# So....bought a place on the Muskegon River and?



## BruceL (Jan 24, 2013)

Hi all, I recently purchased a cottage on the "M" River in Sears (Osceola County) and have a lot to learn about river fishing seeing how I am a Minnesotan and used to fishing for Bass, Walleye, Perch and Northern Lake fishing only (lots of ice fishing also). I did a little fly fishing in northern Maine when I was in the military but if I caught a Brookie I was lucky.

From what I have read so far, where I am at anyway is year round for steelhead etc. however, I am still reading and wondering about gear restrictions. I am so looking forward to wading out into the river near the cottage for starters and see what I can catch. So many new lures etc. to learn and I want to get back into fly fishing again.

For a newbie like me on river fishing, what tips and tricks can you experienced guys/gals tell me for starters?


----------



## msfcarp (Jun 6, 2006)

Well, I don’t know what you read but if you are on the river above Croton Dam (which you are) and near Evert, there are no Steelhead and likely no stream trout except for the tribs. Your fishery is probably smallmouth bass/pike/walleye. I could be wrong, but not about the Steelhead.

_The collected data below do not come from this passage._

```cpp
const char* const kFamily[kNumFamily] = {"gemm_fwd_lds_4x2", "gemm_dgrad", "gemm_wgrad", "adam", "gemm_bwd_pair", "gemm_fwd_lds_2x2", "gemm_fwd_direct",
                                         "hgemm_fwd", "hgemm_dgrad", "hgemm_wgrad",
                                         "per_sync", "per_sample", "per_update"};
static Family family_of(GemmForm f, int n) {
  switch (kGemmForms[f].kind) {
    case GEMM_KIND_FWD_DIRECT: return kFamFwdDirect;
    case GEMM_KIND_FWD_LDS: return n == 1 ? kFamFwdLds2x2 : kFamFwdLds4x2;
    case GEMM_KIND_DGRAD: case GEMM_KIND_DGRAD_NARROW: return kFamDgrad;
    case GEMM_KIND_BWD: return kFamBwdPair;
    case GEMM_KIND_WGRAD_NARROW: case GEMM_KIND_TAIL: break;
  }
  return kFamWgrad;
}
// ... 43 lines not shown
    p.P = wat(h, net, l.w_off[i]); p.ldp = l.kp[i];
    p.Q = dZ[i + 1]; p.ldq = l.kp[i + 1];
    p.C = dZ[i]; p.ldc = l.kp[i];
    p.Pdim = l.kp[i]; p.Qdim = rows; p.Kred = l.dims[i + 1];
    p.mask = i > 0 ? act[i] : nullptr; p.ldm = l.kp[i];
    return p;
  };
  auto wgrad_of = [&](int i) {
    GemmProblem p{};
    p.mode = GEMM_WGRAD;
    p.P = act[i]; p.ldp = l.kp[i];
    p.Q = dZ[i + 1]; p.ldq = l.kp[i + 1];
    p.C = garena + l.w_off[i]; p.ldc = l.kp[i];
    p.Pdim = l.kp[i]; p.Qdim = l.dims[i + 1]; p.Kred = rows;
    p.db = garena + l.b_off[i];
    p.partial = partial ? partial + l.part_off[i] : nullptr;
    return p;
  };
  auto layer_slice = [&](int i) { return (i + 1 < l.L ? l.w_off[i + 1] : l.hw_off) - l.w_off[i]; };
  const bool shifted = want_w && !input_grad && bwd_is_shifted(h, l, rows);
  if (r.qtrain != nullptr && !(shifted && dgrad_form(l.dims[l.L]) == GEMM_FORM_DGRAD_LDS)) return fail("internal: k_dgrad_qtrain needs the shifted schedule and an LDS-staged top layer");
  if (shifted) {
    {
      GemmBatch bd{}; bd.n = 1; bd.prob[0] = dgrad_of(l.L - 1);
      const GemmForm f = dgrad_form(l.dims[l.L]);
      if (r.qtrain != nullptr) {
        bd.prob[0].Q = r.qtrain_seed;
        RC(form_check(f, bd));
        HIPCHK(dgrad_qtrain_launch(bd, *r.qtrain, timed(h, family_of(f, 1), st)));
      } else RC(form_launch(h, st, f, bd));
    }
    for (int i = l.L - 2; i >= 1; --i) {
      GemmBatch b{}; b.n = 2; b.prob[0] = dgrad_of(i); b.prob[1] = wgrad_of(i + 1);
      RC(form_launch(h, st, bwd_shifted_mid_form(l.dims[i + 1]), b));
      if (h->comm && h->dp_per_layer) RC(dp_reduce_slice(h, st, net, l.w_off[i + 1], layer_slice(i + 1)));
    }
    {
      GemmBatch b{}; b.n = 2; b.prob[0] = wgrad_of(1); b.prob[1] = wgrad_of(0);
      RC(form_launch(h, st, bwd_shifted_tail_form(l.NH), b, r.rider, r.tails));
      if (h->comm && h->dp_per_layer) RC(dp_reduce_slice(h, st, net, l.w_off[0], layer_slice(0) + layer_slice(1)));
    }
    if (qrider) return fail("internal: the q-head rider found no carrier launch");
    return 0;
  }
  if (r.tails != nullptr) return fail("internal: the tails block rides in the shifted schedule's last launch only");
  for (int i = l.L - 1; i >= 0; --i) {
    GemmBatch bd{}, bw{};
    const bool need_dx = (i > 0 || input_grad);
    if (need_dx) bd.prob[bd.n++] = dgrad_of(i);
    if (want_w) bw.prob[bw.n++] = wgrad_of(i);
    if (need_dx && want_w) {
      GemmBatch b{}; b.n = 2; b.prob[0] = bd.prob[0]; b.prob[1] = bw.prob[0];
      RC(form_launch(h, st, bwd_form(l.kp[i], l.dims[i + 1], rows), b));
    } else if (need_dx && i == 0 && r.fuse != nullptr) {
      GemmProblem p = bd.prob[0];
      p.P += r.in_lo; p.C = nullptr; p.Pdim = 16; p.mask = nullptr;
      r.fuse->pr = p;
      const QHeadRider none{};
      HIPCHK(dqda_head_bwd_launch(*r.fuse, qrider ? *qrider : none, timed(h, kFamDgrad, st)));
      qrider = nullptr;
    } else if (need_dx && i == 0 && r.in_hi > r.in_lo && rows % 16 == 0) {
      GemmProblem& p = bd.prob[0];
      const int c0 = (r.in_lo / 16) * 16, c1 = std::min(l.kp[0], (r.in_hi + 15) / 16 * 16);
      p.P += c0; p.C += c0; p.Pdim = c1 - c0;
      if (p.mask) p.mask += c0;
      const GemmForm f = dgrad_form(l.dims[1], true);
      if (qrider) {
// ... 636 lines not shown
```

include/dqnhip.h:

```cpp
#ifndef DQNHIP_H_
#define DQNHIP_H_

#include <stddef.h>
#include <stdint.h>

#ifdef __cplusplus
extern "C" {
#endif

#define DQNHIP_ACTION_SIZE 4
#define DQNHIP_ACTION_PARAM_SIZE 6
#define DQNHIP_ACTOR_OUT 10
#define DQNHIP_MAX_HIDDEN 8

enum dqnhip_net {
  DQNHIP_ACTOR = 0,
  DQNHIP_CRITIC = 1,
  DQNHIP_ACTOR_TARGET = 2,
  DQNHIP_CRITIC_TARGET = 3
};

enum dqnhip_param_kind {
  DQNHIP_KIND_W = 0,
  DQNHIP_KIND_M = 1,
// ... 18 lines not shown
  double beta;
  double tau;
  float actor_lr;
  float critic_lr;
  float momentum;
  float momentum2;
  float delta;
  float clip_gradients;
  int32_t device;
  int32_t dp_world;
  int32_t dp_rank;
  int32_t use_graph;
  uint64_t seed;
  void* stream;
  void* grad_arena;
  size_t grad_arena_bytes;
  int32_t precision;
  float loss_scale;
  int32_t tuning_flags;
  int32_t loss_scale_mode;
  int32_t loss_scale_growth_interval;
  float loss_scale_min_mult;
  float loss_scale_max_mult;
} dqnhip_config;

#define DQNHIP_TUNE_FP16_WGRAD_PER_LAYER 1
#define DQNHIP_TUNE_SEPARATE_HEAD_SEED 2
#define DQNHIP_TUNE_BWD_UNSHIFTED 4
#define DQNHIP_TUNE_SEPARATE_ACTOR_HEAD_BWD 8
#define DQNHIP_TUNE_SEPARATE_Q_TRAIN 16
#define DQNHIP_TUNE_SEPARATE_FIRST_LAYER 32
#define DQNHIP_TUNE_SEPARATE_CRITIC_FIRST_LAYERS 64
#define DQNHIP_TUNE_LATE_GATHER 128

typedef struct dqnhip_learner* dqnhip_handle;

void dqnhip_default_config(dqnhip_config* cfg, int32_t state_size);

size_t dqnhip_grad_arena_bytes(const dqnhip_config* cfg);

const char* dqnhip_last_error(void);

int dqnhip_create(const dqnhip_config* cfg, dqnhip_handle* out);
int dqnhip_destroy(dqnhip_handle h);


int dqnhip_update(dqnhip_handle h, const int32_t* idx_host,
                  float* critic_loss, float* avg_q);

int dqnhip_update_pipelined(dqnhip_handle h, const int32_t* idx_host,
                            float* critic_loss, float* avg_q);

int dqnhip_update_chained(dqnhip_handle h, const int32_t* idx_host, const int32_t* idx_next,
                          float* critic_loss, float* avg_q);

int dqnhip_update_async(dqnhip_handle h, const int32_t* idx_host);

int dqnhip_update_async_n(dqnhip_handle h, int32_t n);

int dqnhip_update_indexed_n(dqnhip_handle h, const int32_t* idx_host , int32_t n);

int dqnhip_collect_stats(dqnhip_handle h, float* critic_loss , float* avg_q ,
                         int32_t cap, int32_t* n_out);

int dqnhip_update_phase(dqnhip_handle h, int32_t phase, const int32_t* idx_host);
int dqnhip_update_abort(dqnhip_handle h);
// ... 199 lines not shown
```

Before: 3614 updates/s.

## Add wide-tile fused dgrad/wgrad kernel for shifted backward middle layers

Adds a new kernel for the middle layers of the shifted backward schedule. Each launch runs a dgrad on 64x32 tiles and a wgrad on 128x64 tiles, with dgrad and wgrad blocks interleaved in groups of eight. This replaces the gemm_bwd_seq form whenever the tile count stays at or below 256, which is meant to fill the GPU better for 1024-wide layers. The wgrad epilogue gets a per-half sum-of-squares variant that writes more gradient-norm partials per tile, and a tuning flag restores the old sequential form.

After: 3648 updates/s, median of 6. About the same (+0.9%).

```diff
diff --git a/__graft_entry__.py b/__graft_entry__.py
--- a/__graft_entry__.py
+++ b/__graft_entry__.py
@@ -29,6 +29,8 @@
     sys.path.insert(0, os.path.join(ROOT, "tests"))
     import testlib
     testlib.load_test()
+    import bwd_wide_lib
+    bwd_wide_lib.load()
     from oracle import dropin_build
     if dropin_build.reference_present():
         dropin_build.build(lib)
diff --git a/benchlib/flops.py b/benchlib/flops.py
--- a/benchlib/flops.py
+++ b/benchlib/flops.py
@@ -52,7 +52,7 @@
 
 KERNEL_NAMES = {"hgemm_fwd": "hgemm_nt<2,2>/<1,1> (forward epilogue)", "hgemm_dgrad": "hgemm_nt (dgrad epilogue)",
                 "hgemm_wgrad": "hgemm_nt (wgrad epilogue)","gemm_fwd_lds_4x2": "gemm_fwd_lds<4,2,true,1>", "gemm_fwd_lds_2x2": "gemm_fwd_lds<2,2,true,2>",
-                "gemm_fwd_direct": "gemm_fwd_direct<4,2>", "gemm_bwd_pair": "gemm_bwd_seq<true>",
+                "gemm_fwd_direct": "gemm_fwd_direct<4,2>", "gemm_bwd_pair": "gemm_bwd_pair_direct_wide<0>",
                 "gemm_dgrad": "gemm_dgrad_lds<1,1>", "gemm_wgrad": "gemm_wgrad_tail<1>"}
 
 
diff --git a/dqn-hfo_amd/capi.py b/dqn-hfo_amd/capi.py
--- a/dqn-hfo_amd/capi.py
+++ b/dqn-hfo_amd/capi.py
@@ -15,6 +15,7 @@
 TUNE_SEPARATE_FIRST_LAYER = 32
 TUNE_SEPARATE_CRITIC_FIRST_LAYERS = 64
 TUNE_LATE_GATHER = 128
+TUNE_BWD_MID_SEQ = 256
 PLAN_FORMS = ("fp16", "data_parallel", "bwd_shifted_critic", "bwd_shifted_actor", "head_wgrad_rides_critic", "head_wgrad_rides_actor",
               "q_train_in_dgrad", "head_seed_fused", "dqda_head_bwd", "critic_l0_rides", "first_layers_merged", "early_gather_l0", "dp_tails_ride", "prioritized")
 LOSS_SCALE_STATIC, LOSS_SCALE_DYNAMIC = 0, 1
diff --git a/dqn-hfo_amd/csrc/gemm_bodies.hip.h b/dqn-hfo_amd/csrc/gemm_bodies.hip.h
--- a/dqn-hfo_amd/csrc/gemm_bodies.hip.h
+++ b/dqn-hfo_amd/csrc/gemm_bodies.hip.h
@@ -426,8 +426,9 @@
 }
 
 constexpr int kWgradRing = 4;
-template <int TPB, int TQB>
+template <int TPB, int TQB, bool HALVES = false>
 __device__ __forceinline__ void wgrad_direct_body(const GemmProblem& pr, int tile_p, int tile_q, float* smem) {
+  static_assert(!HALVES || (TPB == 2 && TQB == 1), "the per-half epilogue is the 128 x 64 tile's");
   constexpr int NACC = TPB * 4 * TQB * 4;
   const int lane = threadIdx.x & 63, wave = threadIdx.x >> 6;
   const int li = lane & 15, lg = lane >> 4;
@@ -504,6 +505,50 @@
     }
   }
   __syncthreads();
+  if constexpr (HALVES) {
+    float ssq2[TPB];
+#pragma unroll
+    for (int b = 0; b < TPB; ++b) {
+      ssq2[b] = 0.0f;
+      const int g4 = wave * TPB + b;
+      f32x4 r0 = reduce_accumulator<NACC>(smem, g4 * 4 + 0, lane);
+      f32x4 r1 = reduce_accumulator<NACC>(smem, g4 * 4 + 1, lane);
+      f32x4 r2 = reduce_accumulator<NACC>(smem, g4 * 4 + 2, lane);
+      f32x4 r3 = reduce_accumulator<NACC>(smem, g4 * 4 + 3, lane);
+      const int n = q0 + (li << 2) + wave;
+#pragma unroll
+      for (int r = 0; r < 4; ++r) {
+        const int p = p0 + b * 64 + (lg << 4) + (r << 2);
+        const f32x4 v = f32x4{r0[r], r1[r], r2[r], r3[r]};
+        ssq2[b] = fmaf(v.x, v.x, ssq2[b]); ssq2[b] = fmaf(v.y, v.y, ssq2[b]); ssq2[b] = fmaf(v.z, v.z, ssq2[b]); ssq2[b] = fmaf(v.w, v.w, ssq2[b]);
+        *reinterpret_cast<f32x4*>(pr.C + (size_t)n * pr.ldc + p) = v;
+      }
+    }
+    if (want_db && wave == 0 && lane < 16) {
+      const f32x4* s4 = reinterpret_cast<const f32x4*>(sdb);
+      const f32x4 a0 = s4[0 * 16 + lane], a1 = s4[1 * 16 + lane], a2 = s4[2 * 16 + lane], a3 = s4[3 * 16 + lane];
+      f32x4 v;
+      v.x = (a0.x + a1.x) + (a2.x + a3.x); v.y = (a0.y + a1.y) + (a2.y + a3.y);
+      v.z = (a0.z + a1.z) + (a2.z + a3.z); v.w = (a0.w + a1.w) + (a2.w + a3.w);
+      *reinterpret_cast<f32x4*>(pr.db + q0 + (lane << 2)) = v;
+      ssq2[0] = fmaf(v.x, v.x, ssq2[0]); ssq2[0] = fmaf(v.y, v.y, ssq2[0]); ssq2[0] = fmaf(v.z, v.z, ssq2[0]); ssq2[0] = fmaf(v.w, v.w, ssq2[0]);
+    }
+    if (pr.partial != nullptr) {
+#pragma unroll
+      for (int b = 0; b < TPB; ++b) ssq2[b] = wave_sum64(ssq2[b]);
+      __syncthreads();
+      if (lane == 0) {
+#pragma unroll
+        for (int b = 0; b < TPB; ++b) smem[b * 4 + wave] = ssq2[b];
+      }
+      __syncthreads();
+      if ((int)threadIdx.x < TPB) {
+        const int b = threadIdx.x;
+        pr.partial[tile_q * (pr.tiles_p * TPB) + tile_p * TPB + b] = (smem[b * 4 + 0] + smem[b * 4 + 1]) + (smem[b * 4 + 2] + smem[b * 4 + 3]);
+      }
+    }
+    return;
+  }
   float ssq = 0.0f;
 #pragma unroll
   for (int g4 = 0; g4 < TQB * 4 * TPB; ++g4) {
diff --git a/dqn-hfo_amd/csrc/gemm_direct.hip.h b/dqn-hfo_amd/csrc/gemm_direct.hip.h
--- a/dqn-hfo_amd/csrc/gemm_direct.hip.h
+++ b/dqn-hfo_amd/csrc/gemm_direct.hip.h
@@ -106,6 +106,28 @@
 __global__ __launch_bounds__(256) void gemm_bwd_seq(const GemmArgs<2> args) {
   extern __shared__ __attribute__((aligned(16))) float smem[];
   bwd_seq_block<DLDS>(args, (int)blockIdx.x, smem);
+}
+
+template <int UNUSED = 0>
+__global__ __launch_bounds__(256) void gemm_bwd_pair_direct_wide(const GemmArgs<2> args) {
+  extern __shared__ __attribute__((aligned(16))) float smem[];
+  int tile_p, tile_q;
+  HotArgs<2> r;
+  const int b = request_args(args, r, (int)blockIdx.x);
+  const int nd = r.hd.tiles_p[0] * r.hd.tiles_q[0], nw = r.hd.tiles_p[1] * r.hd.tiles_q[1];
+  const int m8 = (nd < nw ? nd : nw) & ~7;
+  bool is_w; int k;
+  if (b < 2 * m8) { const int j = b >> 3; is_w = (j & 1) == 0; k = ((j >> 1) << 3) + (b & 7); }
+  else { const int t = b - 2 * m8; is_w = t < nw - m8; k = m8 + (is_w ? t : t - (nw - m8)); }
+  if (is_w) {
+    const GemmProblem pw = problem_at<1>(args, r);
+    tile_of_problem(pw, k, tile_p, tile_q);
+    wgrad_direct_body<2, 1, true>(pw, tile_p, tile_q, smem);
+  } else {
+    const GemmProblem pd = problem_at<0>(args, r);
+    tile_of_problem(pd, k, tile_p, tile_q);
+    dgrad_lds_body<1, 2, true>(pd, tile_p, tile_q, smem);
+  }
 }
 
 template <int NH>
@@ -281,6 +303,19 @@
   GemmArgs<2> args;
   if (batch.n != 2 || !pack_args(batch, args, false)) return hipErrorInvalidValue;
   return launch(on, gemm_bwd_seq<DLDS>, dim3(grid), dim3(256), kBwdTileLds, args);
+}
+constexpr int kBwdWideLds = 4 * 32 * 64 * 16 + 4 * 16 * 16;
+template <int UNUSED = 0>
+inline hipError_t bwd_wide_pair_launch(GemmBatch& batch, const LaunchOn& on) {
+  if (!gemm_bwd_wide_accepts(batch)) return hipErrorInvalidValue;
+  GemmProblem& d = batch.prob[0]; GemmProblem& w = batch.prob[1];
+  d.tiles_p = d.Pdim / 64; d.tiles_q = d.Qdim / 32; d.tile_base = 0;
+  w.tiles_p = w.Pdim / 128; w.tiles_q = w.Qdim / 64; w.tile_base = 0;
+  const int grid = d.tiles_p * d.tiles_q + w.tiles_p * w.tiles_q;
+  batch.total_tiles = grid;
+  GemmArgs<2> args;
+  if (!pack_args(batch, args, false)) return hipErrorInvalidValue;
+  return launch(on, gemm_bwd_pair_direct_wide<0>, dim3(grid), dim3(256), kBwdWideLds, args);
 }
 template <int UNUSED = 0>
 inline hipError_t gemm_form_launch(int form, GemmBatch& b, const LaunchOn& on, const HeadWgradRider* rider = nullptr, const TailsArgs* tails = nullptr) {
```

Sent from my iPad using Michigan Sportsman


----------



## BruceL (Jan 24, 2013)

Thank you for your reply. I wasn't familiar with the Croton Dam yet so I wasn't sure how big the dam is or if they had a fish ladder. I will just take my boat below the dam to fish for Steelhead etc. and go for the Walleye north of the dam and whatever else is there. I do LOVE Walleye.


----------



## Waif (Oct 27, 2013)

Spring high water ( current) can shuffle the contours from year to year.
Walleye don' t mind a little current.Night time they are almost a different fish.
As you learn stretches of the river ,riffle,run, hole ect. you'll get a feel for locating fish as water level,temps ,and conditions change.
Don' t know what you know about zebra mussels , but they have affected my choice of tackle and riggings.
Time of day can make or break a trip. Always a fish somewhere though. Get familier with using slip floats. Your fly experience will help with presentations using them when working current seams.
Note the deepest holes and structure. Some times they matter more than others.
Don' t ignore small structures/ cover either.

Where flooded/ impounded ,the old river channel still exists in places. Not scoured like it was when 30 miles of rapids ran free ,but still offering some depth for sulkers during the day. Minus the former current strength.


----------



## Riverdude (Dec 21, 2017)

There is a few hundred outboard lower units in the Musk. below Croton Dam.
Lots of big boulders. Watch it!


----------



## mondrella (Dec 27, 2001)

The area you are at is one of the most unknown fisheries in Michigan IMHO. Those that do fish it are pretty quite about what this river holds. Back in the 90s it was some of the best big trout water in Michigan. Trout grew fast and big! The cuts in plants have made the days of 50 trout days a thing of the past. Locals use to say they caught "steelhead" up there. Actually carry over rainbows in the mid 20 inch to 30" plus. Smallmouth, walleye, Northerns and you never know what will put a bend in the rod. 
Enjoyable fishery once you learn it.


----------



## Trout King (May 1, 2002)

mondrella said:


> The area you are at is one of the most unknown fisheries in Michigan IMHO. Those that do fish it are pretty quite about what this river holds. Back in the 90s it was some of the best big trout water in Michigan. Trout grew fast and big! The cuts in plants have made the days of 50 trout days a thing of the past. Locals use to say they caught "steelhead" up there. Actually carry over rainbows in the mid 20 inch to 30" plus. Smallmouth, walleye, Northerns and you never know what will put a bend in the rod.
> Enjoyable fishery once you learn it.


So I have heard but not old enough to have seen.


----------



## mondrella (Dec 27, 2001)

Trout King said:


> So I have heard but not old enough to have seen.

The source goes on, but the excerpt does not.